LeafUlabyElRayes1987(; M_g=0.5, σ=1.27)

Microwave dielectric model for leaves following Ulaby & El-Rayes (1987). A dual-Debye mixing model combining a non-dispersive residual term, a free-water Debye component, and a bound-water Cole–Cole-like component. Valid for fresh leaves at 0.2–20 GHz with gravimetric moisture M_g ∈ [0, 0.7].

Pass to dielectric together with temperature T [K] (unused by this model — kept for signature consistency) and frequency f [GHz].

Fields

• M_g::FT — gravimetric moisture content ∈ [0, 0.7]
• σ::FT — effective ionic conductivity of free water [S/m] (typ. 1.27)

Reference

Ulaby, F. T. & El-Rayes, M. A. (1987).

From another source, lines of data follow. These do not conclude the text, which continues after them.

@@ -148,14 +173,21 @@
 	ts_ce(k[0], k[2]); ts_ce(k[1], k[3]); ts_ce(k[4], k[6]); ts_ce(k[5], k[7]);
 	ts_ce(k[0], k[1]); ts_ce(k[2], k[3]); ts_ce(k[4], k[5]); ts_ce(k[6], k[7]);
 }
+template <int M> __device__ __forceinline__ uint32_t ts_level_bits(const uint32_t (&k)[8], int t0)
+{
+	constexpr uint32_t s = (M + 2) >> 3, bb = (M + 2) & 7;
+	uint32_t p = __builtin_amdgcn_perm(k[t0 + 1], k[t0], 0x0c0c0000u | ((4u + s) << 8) | s);
+	p = __builtin_amdgcn_perm(k[t0 + 2], p, 0x0c000100u | ((4u + s) << 16));
+	p = __builtin_amdgcn_perm(k[t0 + 3], p, 0x00020100u | ((4u + s) << 24));
+	return p & (0x01010101u << bb);
+}
 template <int M> __device__ __forceinline__ uint32_t ts_level_count(const uint32_t (&k)[8], const TsLane &L)
 {
-	uint32_t acc = 0;
-	#pragma unroll
-	for (int t = 0; t < 8; ++t)
-		acc += ((k[t] >> (M + 2)) & 1u) * (256u + t);
+	const uint32_t a = ts_level_bits<M>(k, 0), b = ts_level_bits<M>(k, 4);
+	const uint32_t cnt = __builtin_amdgcn_udot4(a, 0x01010101u, __builtin_amdgcn_udot4(b, 0x01010101u, 0u, false), false);
+	const uint32_t tw = __builtin_amdgcn_udot4(a, 0x03020100u, __builtin_amdgcn_udot4(b, 0x07060504u, 0u, false), false);
 	const uint32_t pbase = ((uint32_t)L.lane << 3) & ((16u << (M - 1)) - 1u);
-	return (acc >> 8) * pbase + (acc & 255u);
+	return (__umul24(cnt, pbase) + tw) >> ((M + 2) & 7);
 }
 constexpr int ts_inv_const()
 {
@@ -197,38 +229,29 @@
 	return share;
 }
 
-struct TsQuant { double scale, off; };
+struct TsQuant { float scale, tds, off; };
 __device__ __forceinline__ TsQuant ts_quant(float T, float ymin, float ymax, int n)
 {
-	const double half = fabs((double)T) * (double)(n / 2 + 1);
-	const double lo = (double)ymin - half, span = ((double)ymax + half) - lo;
-	float sp = (float)span;
+	const float half = fabsf(T) * (float)(n / 2 + 1);
+	float sp = fmaf(2.f, half, ymax - ymin);
 	sp = sp > 1e-30f ? sp : 1e-30f;
-	const double scale = (double)(__builtin_amdgcn_rcpf(sp) * ((float)(TS_QREAL - 2u) * (1.f - 9.5367431640625e-7f)));
 	TsQuant q;
-	q.scale = scale;
-	q.off = -lo * scale;
+	q.scale = ts_uni(__builtin_amdgcn_rcpf(sp) * ((float)(TS_QREAL - 2u) * (1.f - 9.5367431640625e-7f)));
+	q.tds = ts_uni(T * q.scale);
+	q.off = ts_uni(half * q.scale);
 	return q;
 }
-__device__ __forceinline__ void ts_keys_run(uint32_t (&k)[8], const float (&yv)[8], int idx0, int n, float T, const TsQuant &q)
-{
-	const double tds = (double)T * q.scale;
-	double c = fma(-tds, (double)(idx0 - n / 2), q.off);
+__device__ __forceinline__ void ts_keys_run(uint32_t (&k)[8], const float (&yv)[8], int idx0, int n, float ymin, const TsQuant &q)
+{
+	const float c0 = fmaf(-q.tds, (float)(idx0 - n / 2), q.off);
 	#pragma unroll
 	for (int t = 0; t < 8; ++t) {
-		const uint32_t qv = (uint32_t)fma((double)yv[t], q.scale, c);
+		const float c = t ? fmaf(-(float)t, q.tds, c0) : c0;
+		const uint32_t qv = (uint32_t)fmaf(yv[t] - ymin, q.scale, c);
 		const int idx = idx0 + t;
 		const uint32_t pad = TS_QPAD0 + 8u * (uint32_t)(idx - n + 1);
 		k[t] = ((idx < n ? qv : pad) << 9) | (uint32_t)idx;
-		c -= tds;
-	}
-}
-__device__ __forceinline__ uint32_t ts_key(float y, int idx, int n, float T, const TsQuant &q)
-{
-	const double c = fma(-(double)T * q.scale, (double)(idx - n / 2), q.off);
-	const uint32_t qv = (uint32_t)fma((double)y, q.scale, c);
-	const uint32_t pad = TS_QPAD0 + 8u * (uint32_t)(idx - n + 1);
-	return ((idx < n ? qv : pad) << 9) | (uint32_t)idx;
+	}
 }
 
 __device__ __forceinline__ float ts_pair_slope(const TsLds &s, int a, int b)
@@ -309,7 +332,7 @@
 	return ab > cd ? ab : cd;
 }
 
-__device__ __forceinline__ float2 theil_sen_wave(TsLds &s, int n, int lane)
+__device__ __forceinline__ float2 theil_sen_wave(TsLds &s, int n, int lane, const TsStat &st)
 {
 	const TsLane L = ts_lane(lane);
 	const int count = n * (n - 1) / 2, target = count / 2, xoff = n / 2;
@@ -323,27 +346,14 @@
 	if (lane < TS_PS - 64) {
 		#pragma unroll
 		for (int t = 0; t < 8; ++t)
-			s.sk[t * TS_PS + 64 + lane] = make_uint2(TS_SENTINEL, TS_SENTINEL);
+			s.sk[t * TS_PS + 64 + lane] = TS_SENTINEL;
 	}
 	bool sorted_z = false;
 	if (count > 0) {
-		float ymin = 3.0e38f, ymax = -3.0e38f, sy = 0.f, sxy = 0.f;
-		{
-		float yv[8];
-		load_y(yv);
-		#pragma unroll
-		for (int t = 0; t < 8; ++t) {
-			const int i = 8 * lane + t;
-			if (i < n) {
-				ymin = fminf(ymin, yv[t]); ymax = fmaxf(ymax, yv[t]);
-				sy += yv[t]; sxy += yv[t] * (float)(i - xoff);
-			}
-		}
-		}
-		ymin = wave_reduce_f(ymin, [](float a, float b) { return fminf(a, b); });
-		ymax = wave_reduce_f(ymax, [](float a, float b) { return fmaxf(a, b); });
-		sy = wave_reduce_f(sy, [](float a, float b) { return a + b; });
-		sxy = wave_reduce_f(sxy, [](float a, float b) { return a + b; });
+		float ymin = st.ymin, nmax = -st.ymax, sy = st.sy, sxy = st.sxy;
+		wave_reduce_f2(ymin, nmax, lane & 1, [](float a, float b) { return fminf(a, b); });
+		wave_reduce_f2(sy, sxy, lane & 1, [](float a, float b) { return a + b; });
+		const float ymax = -nmax;
 		bool done = false, slow = false;
 		if (ymin == ymax)
 			done = true;
@@ -353,7 +363,7 @@
 		float Ta = 0.f, Tb = 0.f, T = 0.f;
 		int ca = 0, cb = count;
 		bool hasA = false, hasB = false;
-		TsQuant qs = {0.0, 0.0};
+		TsQuant qs = {0.f, 0.f, 0.f};
 		const unsigned long long real_lanes = n >= 512 ? ~0ull : (1ull << ((n + 7) >> 3)) - 1ull;
 		float Tp = 0.f, irho = 0.f;
 		int cp = 0, it = 0, c_at_T = 0;
@@ -378,17 +388,17 @@
 				{
 					float yv[8];
 					load_y(yv);
-					ts_keys_run(k, yv, 8 * lane, n, T, qs);
+					ts_keys_run(k, yv, 8 * lane, n, ymin, qs);
 				}
 				const int share = ts_sort(k, L, true, 6);
 				int c_lt = TS_INV_CONST + wave_sum_i(share), c_le;
 				TS_SYNC();
 				#pragma unroll
 				for (int t = 0; t < 8; ++t)
-					s.sk[t * TS_PS + lane].x = k[t];
+					s.sk[t * TS_PS + lane] = k[t];
 				TS_SYNC();
 				{
-					int dmin = (int)(s.sk[lane + 1].x - k[7]);
+					int dmin = (int)(s.sk[lane + 1] - k[7]);
 					#pragma unroll
 					for (int t = 0; t < 7; ++t) {
 						const int d = (int)(k[t + 1] - k[t]);
@@ -401,14 +411,14 @@
 							uint32_t h = 0;
 							#pragma unroll
 							for (int t = 0; t < 8; ++t)
-								h = __builtin_amdgcn_alignbit(h, s.sk[((t + kk) & 7) * TS_PS + lane + ((t + kk) >> 3)].x - k[t] - (uint32_t)TS_MQ1S, 31);
+								h = __builtin_amdgcn_alignbit(h, s.sk[((t + kk) & 7) * TS_PS + lane + ((t + kk) >> 3)] - k[t] - (uint32_t)TS_MQ1S, 31);
 							if (!__builtin_amdgcn_ballot_w64(h != 0))
 								break;
 							while (__builtin_amdgcn_ballot_w64(h != 0)) {
 								if (h != 0) {
 									const int bit = 31 - __clz(h), p = 8 * lane + 7 - bit;
 									h &= ~(1u << bit);
-									const int a = (int)(s.sk[ts_paddr(p)].x & 511u), b = (int)(s.sk[ts_paddr(p + kk)].x & 511u);
+									const int a = (int)(s.sk[ts_paddr(p)] & 511u), b = (int)(s.sk[ts_paddr(p + kk)] & 511u);
 									const int counted = a > b;
 									const float sl = ts_pair_slope(s, a, b);
 									dlt += (sl < T) - counted;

Microwave Dielectric Spectrum of Vegetation – Part II: Dual-Dispersion Model. IEEE TGRS 25(5), 550–557. Reproduced in Ulaby & Long (2014), §11-9.

Pure liquid water

Salty liquid water

MixedCanopy(components...)
MixedCanopy((components...,))

Area-weighted canopy made from multiple scattering populations.

Each component may have its own scatterer, angle distribution, area index, and clumping model. Z matrices are mixed column-by-column using the incoming-stream projected area weights

\[w_c(μ_j) = \frac{AI_c G_c(μ_j)} {\sum_d AI_d G_d(μ_j)}.\]

The optional component clumping models are intentionally not included in this Z normalization; use bulk_G with clumped = true for propagation.

NoClumping()
NoClumping{FT}()

Default clumping model with Ω(μ) = 1.

NoHotSpot()
NoHotSpot{FT}()

Default model with independent sun and view gaps. The joint gap probability is exp(-(k_s + k_o)L).

PolynomialWoodReflectance(coeffs; grid_unit = :nm, x_offset = 0, x_scale = 1)

Polynomial bark/wood reflectance model.

Coefficients use ascending order:

\[R(x) = c_0 + c_1 \hat{x} + c_2 \hat{x}^2 + \cdots, \qquad \hat{x} = (x - x_{offset}) / x_{scale}.\]

Use x_offset and x_scale to fit on a normalized wavelength or wavenumber coordinate instead of raw nanometers.

Pure Ice

Soil MW properties

Model for specular canopy leaf scattering

dirVector{FT}

Struct for spherical coordinate directions in θ (elevation angle) and ϕ (azimuth angle)

Fields

• θ

• ϕ

dirVector_μ{FT}

Struct for spherical coordinate directions in θ (elevation angle) and ϕ (azimuth angle)"

Fields

• μ

• ϕ

BranchComponent(; BAI, R = 0.30, scatterer = nothing, LAD = nothing,
                clumping = nothing) -> CanopyComponent

Convenience constructor for the branch scattering population.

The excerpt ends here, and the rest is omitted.